“The clouds. They move in front of the sun. They cast shadows. Then they are gone. Am I like that, Rowena? Will I leave nothing behind me?”
“What would you wish to leave?”
“I don’t know,” he answered, looking away.
“You would have liked a son,” she said, softly. “As would I. But it was not to be. Do you blame me for it?”
“No! No! Never.” His arms swept around her, drawing her to him. “I love you. I always have. I always will. You are my wife!”
“I would have liked to have given you a son,” she whispered.
“I does not matter.”.
They sat in silence until the clouds darkened and the first drops of rain began to fall.
Druss stood, lifting Rowena into his arms, and began the long walk to the stone house. “Put me down,” she commanded. “You’ll hurt your back.”
“Nonsense. You are as light as a sparrow wing. And am I not the strongest man in the world?”
A fire was blazing in the hearth, and their Ventrian servant, Pudri, was preparing mulled wine for them. Druss lowered Rowena into a broad-backed leather armchair.
“Your face is red with the effort,” she chided him.
He smiled and did not argue. His shoulder was hurting, his lower back aching like the devil.
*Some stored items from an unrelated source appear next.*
typedef short s16x4t __attribute__((ext_vector_type(4)));
__device__ __forceinline__ void tr_issue16(s16x4t (&x)[16], unsigned ba, unsigned bb) {
  asm volatile(
      "ds_read_b64_tr_b16 %0, %16\n\tds_read_b64_tr_b16 %1, %17\n\t"
      "ds_read_b64_tr_b16 %2, %16 offset:4096\n\tds_read_b64_tr_b16 %3, %17 offset:4096\n\t"
      "ds_read_b64_tr_b16 %4, %16 offset:512\n\tds_read_b64_tr_b16 %5, %17 offset:512\n\t"
      "ds_read_b64_tr_b16 %6, %16 offset:4608\n\tds_read_b64_tr_b16 %7, %17 offset:4608\n\t"
      "ds_read_b64_tr_b16 %8, %16 offset:1024\n\tds_read_b64_tr_b16 %9, %17 offset:1024\n\t"
      "ds_read_b64_tr_b16 %10, %16 offset:5120\n\tds_read_b64_tr_b16 %11, %17 offset:5120\n\t"
      "ds_read_b64_tr_b16 %12, %16 offset:1536\n\tds_read_b64_tr_b16 %13, %17 offset:1536\n\t"
      "ds_read_b64_tr_b16 %14, %16 offset:5632\n\tds_read_b64_tr_b16 %15, %17 offset:5632"
      : "=&v"(x[0]), "=&v"(x[1]), "=&v"(x[2]), "=&v"(x[3]), "=&v"(x[4]), "=&v"(x[5]), "=&v"(x[6]), "=&v"(x[7]),
        "=&v"(x[8]), "=&v"(x[9]), "=&v"(x[10]), "=&v"(x[11]), "=&v"(x[12]), "=&v"(x[13]), "=&v"(x[14]), "=&v"(x[15])
      : "v"(ba), "v"(bb)
      : "memory");
}
template <typename F>
__device__ __forceinline__ void tr_wait16(F (&f)[8], s16x4t (&x)[16]) {
  asm volatile("s_waitcnt lgkmcnt(0)"
               : "+v"(x[0]), "+v"(x[1]), "+v"(x[2]), "+v"(x[3]), "+v"(x[4]), "+v"(x[5]), "+v"(x[6]), "+v"(x[7]),
                 "+v"(x[8]), "+v"(x[9]), "+v"(x[10]), "+v"(x[11]), "+v"(x[12]), "+v"(x[13]), "+v"(x[14]), "+v"(x[15])
               :
               : "memory");
#pragma unroll
  for (int i = 0; i < 8; ++i) {
    union {
      struct { s16x4t a, b; } s;
      F f;
    } u;
    u.s.a = x[2 * i];
    u.s.b = x[2 * i + 1];
    f[i] = u.f;
  }
}

typedef int dsi32x4 __attribute__((ext_vector_type(4)));

constexpr int kKB3 = 256;

template <typename T, bool CAUSAL, int STAMP = 0, bool WDS = false, bool SPLIT = false>
__global__ __launch_bounds__(kThreads, 1) void attn_bwd_dkdv_v4_kernel(const T* __restrict__ Q, const T* __restrict__ K,
                                                                       const T* __restrict__ V, const T* __restrict__ dO,
                                                                       const float* __restrict__ LSE,
                                                                       const float* __restrict__ DELTA, T* __restrict__ dK,
                                                                       T* __restrict__ dV, int Hq, int Hkv, int Tq, int Sk,
                                                                       float scale, float scale_log2, RowStrides sdo, QKVStrides sx,
                                                                       int qrev = 0, uint64_t* dbg = nullptr,
                                                                       T* __restrict__ dSt = nullptr, int hsplit = 1,
                                                                       float* __restrict__ part = nullptr) {
  constexpr int D = 128;
  using C = BCfg<D>;
  using F = typename Frag<T>::type;
  constexpr int NST = 3;
  constexpr int IMG = kQT * 256;
  constexpr int STAGE = 2 * IMG + 256;
  constexpr int VOFF = NST * STAGE;
  constexpr int SBASE = VOFF + kKB3 * C::RSTR * 2;
  __shared__ __attribute__((aligned(1024))) char smem[SBASE + (STAMP ? 4 * 64 * 8 * 8 : 0)];
  short* Vs = reinterpret_cast<short*>(smem + VOFF);

  const int kb = (int)blockIdx.y;
  const int nsplit = SPLIT ? hsplit : 1;
  const int bh = SPLIT ? (int)blockIdx.x / nsplit : (int)blockIdx.x, hs = SPLIT ? (int)blockIdx.x % nsplit : 0;
  const int b = bh / Hkv, hk = bh % Hkv;
  const int group = Hq / Hkv;
  const int gsz = group / nsplit, hbase = hk * group + hs * gsz;
  const int tid = threadIdx.x, lane = tid & 63;
  const int wave = __builtin_amdgcn_readfirstlane(tid >> 6);
  const int r = lane & 31, h = lane >> 5;
  const int kw = kb * kKB3 + wave * 64;
  const T* Kb = K + b * sx.kb + hk * sx.kh;
  const T* Vb = V + b * sx.vb + hk * sx.vh;
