diff --git a/pyfft_amd/csrc/fft_fused2.hpp b/pyfft_amd/csrc/fft_fused2.hpp
--- a/pyfft_amd/csrc/fft_fused2.hpp
+++ b/pyfft_amd/csrc/fft_fused2.hpp
@@ -202,9 +202,10 @@
 }
 
 constexpr int kPairIn = 1, kPairOut = 2;
-template <typename T, int A0, int A1, bool SPLIT, int NT, int PAIR0 = 0, int PAIR1 = 0>
+template <typename T, int A0, int A1, bool SPLIT, int NT, int PAIR0 = 0, int PAIR1 = 0, int RING = 0>
 __global__ void __launch_bounds__(256, 2) fft_fused2_kernel(const FusedArgs f) {
     static_assert((PAIR0 | PAIR1) == 0 || (sizeof(T) == 4 && A0 == 4 && A1 == 4 && !SPLIT && NT == 1), "paired lanes: <float, 4, 4, false, 1> only");
+    static_assert(RING == 0 || (PAIR0 == (kPairIn | kPairOut) && PAIR1 == (kPairIn | kPairOut)), "ring layouts: <float, 4, 4, false, 1> with every stream paired only");
     constexpr int E0 = Col2Lds<A0, true, sizeof(cplx<T>)>::ELEMS, E1 = Col2Lds<A1, false, sizeof(cplx<T>)>::ELEMS;
     __shared__ __attribute__((aligned(16))) cplx<T> lds[E0 > E1 ? E0 : E1];
     __shared__ unsigned s_item;
@@ -213,11 +214,11 @@
     fused_loop<per0, per1, !SPLIT && sizeof(T) == 4>(
         f.c, &s_item,
         [&](unsigned t, unsigned slot, unsigned tile, auto hook) {
-            col2_tile<T, A0, true, true, SPLIT, true, NT != 0, false, false, false, (PAIR0 & kPairIn) != 0, (PAIR0 & kPairOut) != 0>(
+            col2_tile<T, A0, true, true, SPLIT, true, NT != 0, false, false, false, (PAIR0 & kPairIn) != 0, (PAIR0 & kPairOut) != 0, RING>(
                 f.p0, (long long)t, (long long)slot, (long long)tile * 16, lds, hook);
         },
         [&](unsigned slot, unsigned t, unsigned tile, auto hook) {
-            col2_tile<T, A1, false, false, false, NT == 2, false, NT == 1, SPLIT, false, (PAIR1 & kPairIn) != 0, (PAIR1 & kPairOut) != 0>(
+            col2_tile<T, A1, false, false, false, NT == 2, false, NT == 1, SPLIT, false, (PAIR1 & kPairIn) != 0, (PAIR1 & kPairOut) != 0, RING>(
                 f.p1, (long long)slot, (long long)t, (long long)tile * 16, lds, hook);
         });
 }
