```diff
@@ -743,8 +846,8 @@
     const float *sco = dual ? stats_s + 3 * C : nullptr, *sho = dual ? stats_s + 4 * C : nullptr;
     pick<false, true>(dual, [&](auto DUAL) {
         pick<0, 2>(g.mode, [&](auto MASK) {
-            hipLaunchKernelGGL((rowbn_join_fwd_kernel<DUAL, MASK>), dim3(g.nb), dim3(BLOCK), 0, g.st, x3, stats3 + 3 * C,
-                               stats3 + 4 * C, other, sco, sho, M, C, g.rpb, out, g.p0, mask, g.div);
+            hipLaunchKernelGGL((rowbn_join_fwd_kernel<DUAL, MASK>), slab_grid(g.nb, g.C), dim3(BLOCK), 0, g.st, x3, stats3 + 3 * C,
+                               stats3 + 4 * C, other, sco, sho, M, C, out, g.p0, mask, g.div);
         });
     });
     launch_fwd_finish(g, g.p0, weight_n, bias_n, eps_n, stats_n, count, run[2]);
@@ -771,8 +874,8 @@
     pick<false, true>(dual, [&](auto DUAL) {
         pick<false, true>(dres != nullptr, [&](auto RES) {
             pick<0, 2>(g.mode, [&](auto MASK) {
-                hipLaunchKernelGGL((rowbn_join_bwd_kernel<DUAL, RES, MASK>), dim3(g.nb), dim3(BLOCK), 0, g.st, out, dy, scn,
-                                   shn, coef_n, dres, x3, xs, M, C, g.rpb, gout, g.p0, g.p1, mask, g.div);
+                hipLaunchKernelGGL((rowbn_join_bwd_kernel<DUAL, RES, MASK>), slab_grid(g.nb, g.C), dim3(BLOCK), 0, g.st, out, dy, scn,
+                                   shn, coef_n, dres, x3, xs, M, C, gout, g.p0, g.p1, mask, g.div);
             });
         });
     });
```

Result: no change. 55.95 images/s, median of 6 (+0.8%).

The slender Pudri grinned at them both.
“Such children you are,” he said, and shuffled away into the kitchen.
“He’s right,” said Druss. “With you I am still the boy from the farm, standing below the Great Oak with the most beautiful woman in the Drenai lands.”
“I was never beautiful,” Rowena told him, “but it pleased me to hear you say it.”
“You were - and are,” he assured her.
The firelight sent dancing shadows on to the walls of the room as the light outside began to fail. Rowena fell asleep and Druss sat silently watching her. Four times in the last three years she had collapsed, the surgeons warning Druss of a weakness in her heart. The old warrior had listened to them without comment, his ice-blue eyes showing no expression. But within him a terrible fear had begun to grow. He had forsaken his battles and settled down to life in the mountains, believing that his presence nearby would hold Rowena to life.
But he watched her always, never allowing her to become too tired, fussing over her meals, waking in the night to feel her pulse, then being unable to sleep.
“Without her I am nothing,” he confided to his friend Sieben the Poet, whose house had been built less than a mile from the stone house. “If she dies, part of me will die with her.”
“I know, old horse,” said Sieben. “But I am sure the princess will be fine.”
Druss smiled. “Why did you make her a princess? Are you poets incapable of the truth?”
Sieben spread his hands and chuckled. “One must cater to one’s audience. The saga of Druss the Legend had need of a princess. Who would want to listen to the tale of a man who fought his way across continents to rescue a farm girl?”
“Druss the Legend? Pah! There are no real heroes any more. The likes of Egel, Karnak and Waylander are long gone. Now they were heroes, mighty men with eyes of fire.”
Sieben laughed aloud. “You say that only because you have heard the songs. In years to come men will talk of you in the same way. You and that cursed axe.”
The cursed axe.
Druss glanced up to where the weapon hung on the wall, its twin silver steel blades glinting in the firelight. Snaga the Sender, the blades of no return. He stood and moved silently across the room, lifting the axe from the brackets supporting it. The black haft was warm to the touch, and he felt, as always, the thrill of battle ripple through him as he hefted the weapon. Reluctantly he returned the axe to its resting place.
“They are calling you,” said Rowena. He swung and saw that she was awake and watching him.
“Who is calling me?”
“The hounds of war. I can hear them baying.” Druss shivered and forced a smile.
“No one is calling me,” he told her, but there was no conviction in his voice. Rowena had always been a mystic.
“Gorben is coming, Druss. His ships are already at sea.”
“It is not my war. My loyalties would be divided.”
For a moment she said nothing. Then: “You liked him, didn’t you?”
“He is a good Emperor - or he was. Young, proud, and terribly brave.”
“You set too much store by bravery. There was a madness in him you could never see. I hope you never do.”
“I told you, it is not my war. I’m forty-five years old, my beard is going grey and my joints are stiff. The young men of the Drenai will have to tackle him without me.”
“But the Immortals will be with him,” she persisted. “You said once there were no finer warriors in the world.”